The programmer, like the poet, works only slightly removed from pure thought-stuff. He builds his castles in the air, from air, creating by exertion of the imagination. Few media of creation are so flexible, so easy to polish and rework, so readily capable of realizing grand conceptual structures.
Fred Brooks, The Mythical Man-Month
We software engineers don’t work in a physical medium the way, say, civil, mechanical, electrical, or chemical engineers do. Yes, our software does run on physical machines, and we are not exempt from dealing with limits. But, as captured in that Fred Brooks quote above, there’s a sense in which we software folk feel that we are working in a medium that is limited only by our own minds, by the complexity of these ethereal artifacts we create. When a software system behaves in an unexpected way, we consider it a design flaw: the engineer was not sufficiently smart.
And, yet, contra Brooks, software is a limited medium. Let’s look at two areas where that’s the case.
Software is discrete in a way that the world isn’t
We persist our data in databases that have schemas, which force us to slice up our information in ways that we can represent. But the real world is not so amenable to this type of slicing: it’s a messy place. The mismatch between the messiness of the real world and the structured nature of software data representations results in a medium that is not well-suited to model the way humans treat concepts such as names or time.
Software as a medium, and data storage in particular, encourages over-simplification of the world, because we need to categorize our data, figure out which tables to store it in and what values those columns should have, and so many items in the world just aren’t easy to model well like that.
As an example, consider a common question in my domain, software deployment: is a cluster up? We have to make a decision about that, and yet the answer is often “it depends: why do you want to know”? But that’s not what software as a medium encourages. Instead, we pick a definition of “up”, implement it, and then hope that it meets most needs, knowing it won’t. We can come up with other definitions for other circumstances, but we can’t be comprehensive, and we can’t be flexible. We have to bake in those assumptions.

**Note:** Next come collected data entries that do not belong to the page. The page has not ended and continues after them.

@@ -374,8 +414,49 @@
       }
       int l_st = 0;
       [[maybe_unused]] int l_i = 0;
+      [[maybe_unused]] EpiPreRaw<2 * T::TN> praw;
+      [[maybe_unused]] int p_wr0 = 0, p_wc0 = 0;
+      [[maybe_unused]] bool l_landed = false;
       for (int j = 0; j < S; ++j) {
-        wait_stages(IC<T::AHEAD - 2>{});
+        if (PREFETCH && l_landed) {
+          l_landed = false;
+          __builtin_amdgcn_s_waitcnt(0xC07F);
+          asm volatile("s_barrier" ::: "memory");
+        } else {
+          wait_stages(IC<T::AHEAD - 2>{});
+        }
+        if constexpr (PREFETCH) {
+          if (l_st + 1 == nst) {
+            int m0, n0;
+            coords(l_i, m0, n0);
+            p_wr0 = m0 + wm * T::WM;
+            p_wc0 = n0 + wn * T::WN;
+            epi_pre_issue<EPI, 2 * T::TM, 2 * T::TN>(praw, p_wr0, p_wc0, M, N, bias, lf, lane);
+          }
+        }
+        if constexpr (APREFETCH) {
+          if (l_st + 1 == nst) {
+            l_st = 0;
+            int m0, n0;
+            coords(l_i++, m0, n0);
+            AttnPreRaw araw;
+            attn_pre_issue<EPI == EPI_ATTN_LNFOLD>(araw, m0 + wm * T::WM, n0 / T::BN, wn, M, N / 3, bias, lf, at.mask,
+                                                   lane);
+            const int ibuf = (j + T::AHEAD) % T::NBUF;
+#pragma unroll
+            for (int t = 0; t < APRE_K1; ++t) issue_one(ibuf, t);
+            AttnPre ap;
+            attn_pre_wait<EPI == EPI_ATTN_LNFOLD, APRE_K1>(araw, ap, lf.eps);
+            attn_pre_lds_write(ap, lds + (j % T::NBUF) * T::STAGE + APRE_OFF + cw * kAttnPreBytes, lane);
+            __builtin_amdgcn_s_waitcnt(0xC07F);
+            asm volatile("s_barrier" ::: "memory");
+            asm volatile("s_barrier" ::: "memory");
+#pragma unroll
+            for (int t = APRE_K1; t < T::CNT_HI; ++t) issue_one(ibuf, t);
+            advance();
+            continue;
+          }
+        }
         issue((j + T::AHEAD) % T::NBUF);
         if constexpr (ATTN) {
           if (++l_st == nst) {
@@ -392,7 +473,13 @@
             coords(l_i++, m0, n0);
             const int wr0 = m0 + wm * T::WM, wc0 = n0 + wn * T::WN;
             EpiPre<NB16> pre;
-            epi_pre_load<EPI, MB, NB16>(pre, wr0, wc0, M, N, bias, lf, lane);
+            if constexpr (PREFETCH) {
+              epi_pre_wait<EPI, NB16, T::CNT_LO>(praw, pre, lf.eps);
+              epi_pre_lds_write<NB16, MB - HS>(pre, lds + (j % T::NBUF) * T::STAGE + PRE_OFF + cw * PRE_B, lane);
+              __builtin_amdgcn_s_waitcnt(0xC07F);
+            } else {
+              epi_pre_load<EPI, MB, NB16>(pre, wr0, wc0, M, N, bias, lf, lane);
+            }
             asm volatile("s_barrier" ::: "memory");
             const unsigned char* hs = lds + (j % T::NBUF) * T::STAGE + cw * (HS * NB16 * 1024) + lane * 16;
             floatx4 hacc[MB][NB16];
@@ -401,6 +488,10 @@
 #pragma unroll
               for (int n = 0; n < NB16; ++n)
                 hacc[MB - HS + m][n] = *reinterpret_cast<const floatx4*>(hs + (m * NB16 + n) * 1024);
+            if constexpr (PREFETCH) {
+              asm volatile("s_waitcnt vmcnt(0)" ::: "memory");
+              l_landed = true;
+            }
             store_wave_tile16<EPI, MB, NB16, MB - HS, MB, true>(hacc, wr0, wc0, M, N, bias, resid, ldr, out, ldo, lane,
                                                                 lf, &pre);
           }
@@ -474,6 +565,11 @@
         for (int p = 0; p < 3; ++p) rd_b(st, n, p);
     };
     load_ops(lds);
+#ifdef MQ_EPI_STAMPS
+    unsigned long long stamp_t[5] = {}, stamp_s[6] = {};
+    bool stamp_open = false;
+    const unsigned long long stamp_k0 = __builtin_amdgcn_s_memtime(), stamp_r0 = __builtin_amdgcn_s_memrealtime();
+#endif
     int rb = 1 % T::NBUF;
     int ib = T::AHEAD % T::NBUF;
     for (int j = 0; j < S; ++j) {
@@ -487,6 +583,13 @@
         asm volatile("s_barrier" ::: "memory");
       }
       const unsigned char* st = lds + rb * T::STAGE;
+#ifdef MQ_EPI_STAMPS
+      if (stamp_open) {
+        stamp_open = false;
+        stamp_s[4] += __builtin_amdgcn_s_memtime() - stamp_t[3];
+        ++stamp_s[5];
+      }
+#endif
       static_for<NM16>([&](auto ic) {
         constexpr int i = decltype(ic)::value;
         constexpr int m = i / RS, w = i % RS, n = w / 6, term = w % 6;
@@ -514,11 +617,37 @@
         c_st = 0;
         int m0, n0;
         coords(c_i, m0, n0);
+        MQ_EPI_STAMP(0);
         if constexpr (ATTN) {
           unsigned char* fs = lds + (j % T::NBUF) * T::STAGE;
-          attn_wave_tile<EPI == EPI_ATTN_LNFOLD>(acc4, m0 + wm * T::WM, n0 / T::BN, wn, M, N / 3, bias, lf, at.mask,
-                                                 at.scale, out, lane, fs + cw * kAttnStage,
-                                                 fs + (cw ^ 1) * kAttnStage);
+#ifdef MQ_EPI_STAMPS
+          if constexpr (APREFETCH) asm volatile("s_barrier" ::: "memory");
+          MQ_EPI_STAMP(1);
+          AttnPre ap;
+          if constexpr (APREFETCH)
+            attn_pre_lds_read(ap, fs + APRE_OFF + cw * kAttnPreBytes, lane);
+          else
+            attn_pre_load<EPI == EPI_ATTN_LNFOLD>(ap, m0 + wm * T::WM, n0 / T::BN, wn, M, N / 3, bias, lf, at.mask,
+                                                  lane);
+          attn_pre_fence(ap);
+          MQ_EPI_STAMP(2);
+          attn_wave_tile<EPI == EPI_ATTN_LNFOLD, false, true>(acc4, m0 + wm * T::WM, n0 / T::BN, wn, M, N / 3, bias, lf,
+                                                              at.mask, at.scale, out, lane, fs + cw * kAttnStage,
+                                                              fs + (cw ^ 1) * kAttnStage, &ap);
+#else
+          if constexpr (APREFETCH) {
+            asm volatile("s_barrier" ::: "memory");
+            AttnPre ap;
+            attn_pre_lds_read(ap, fs + APRE_OFF + cw * kAttnPreBytes, lane);
+            attn_wave_tile<EPI == EPI_ATTN_LNFOLD, false, true>(acc4, m0 + wm * T::WM, n0 / T::BN, wn, M, N / 3, bias,
+                                                                lf, at.mask, at.scale, out, lane,
+                                                                fs + cw * kAttnStage, fs + (cw ^ 1) * kAttnStage, &ap);
+          } else {
+            attn_wave_tile<EPI == EPI_ATTN_LNFOLD>(acc4, m0 + wm * T::WM, n0 / T::BN, wn, M, N / 3, bias, lf, at.mask,
+                                                   at.scale, out, lane, fs + cw * kAttnStage,
+                                                   fs + (cw ^ 1) * kAttnStage);
+          }
+#endif
           load_ops(st);
         } else if constexpr (SPLIT) {
           unsigned char* hs = lds + (j % T::NBUF) * T::STAGE + cw * (HS * NB16 * 1024) + lane * 16;
@@ -529,16 +658,52 @@
               *reinterpret_cast<floatx4*>(hs + (m * NB16 + n) * 1024) = acc4[MB - HS + m][n];
           __builtin_amdgcn_s_waitcnt(0xC07F);
           asm volatile("s_barrier" ::: "memory");
-          store_wave_tile16<EPI, MB, NB16, 0, MB - HS>(acc4, m0 + wm * T::WM, n0 + wn * T::WN, M, N, bias, resid, ldr,
-                                                       out, ldo, lane, lf);
+          MQ_EPI_STAMP(1);
+          if constexpr (PREFETCH) {
+            EpiPre<NB16> pre;
+            epi_pre_lds_read<NB16, MB - HS>(pre, lds + (j % T::NBUF) * T::STAGE + PRE_OFF + cw * PRE_B, lane);
+#ifdef MQ_EPI_STAMPS
+            epi_pre_fence(pre);
+            MQ_EPI_STAMP(2);
+#endif
+            store_wave_tile16<EPI, MB, NB16, 0, MB - HS, true>(acc4, m0 + wm * T::WM, n0 + wn * T::WN, M, N, bias,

And so, just like all engineers, given our time and resource constraints, we have to make over-simplifications to get our work done. William Kent wrote a whole book on this topic called Data and Reality: A Timeless Perspective on Perceiving and Managing Information in Our Imprecise World (h/t Hillel Wayne).
Software systems are limited in how they integrate inputs
In the book Problem Frames, Michael Jackson describes several examples of software problems. One of them is a system for counting how many cars pass by on a street. The inputs are two sensors that emit a signal when the cars drive over them. Those two sensors provide a lot less input than a human would have sitting by the side of the road and counting the cars go by.
As humans, when we need to make decisions, we can flexibly integrate a lot of different information signals. If I’m talking to you, for example, I can listen to what you’re saying, and I can also read the expressions on your face. I can make judgments based on how you worded your Slack message, and based on how well I already know you. I can use all of that different information to build a mental model of your actual internal state. Software isn’t like that: we have to hard-code, in advance, the different inputs that the software system will use to make decisions. Software as a medium is inherently limited in modeling external systems that it interacts with.
A couple of months ago, I wrote a blog post titled programming means never getting to say “it depends”, where I used the example of an alerting system: when do you alert a human operator of a potential problem? As humans, we can develop mental models of the human operator: “does the operator already know about X? Wait, I see that they are engaged based on their Slack messages, so I don’t need to alert them, they’re already on it.”
Good luck building an alerting system that constructs a model of the internal state of a human operator! Software just isn’t amenable to incorporating all of the possible signals we might get from a system.
Recognizing the limits of software
The lesson here is that there are limits to how well software system can actually perform, given the limits of software. It’s not simply a matter of managing complexity or avoiding design flaws: yes, we can always build more complex schemas to handle more cases, and build our systems to incorporate large input sets, but this is the equivalent of adding epicycles. Incorrect categorizations and incorrect automated decisions are inevitable, no matter how complex our systems become. They are inherent to the nature of software systems. We’re always going to need to have humans-in-the-loop to make up for these sorts of shortcomings.
The goal is not to build better software systems, but how to build better joint cognitive systems that are made up of humans and software together.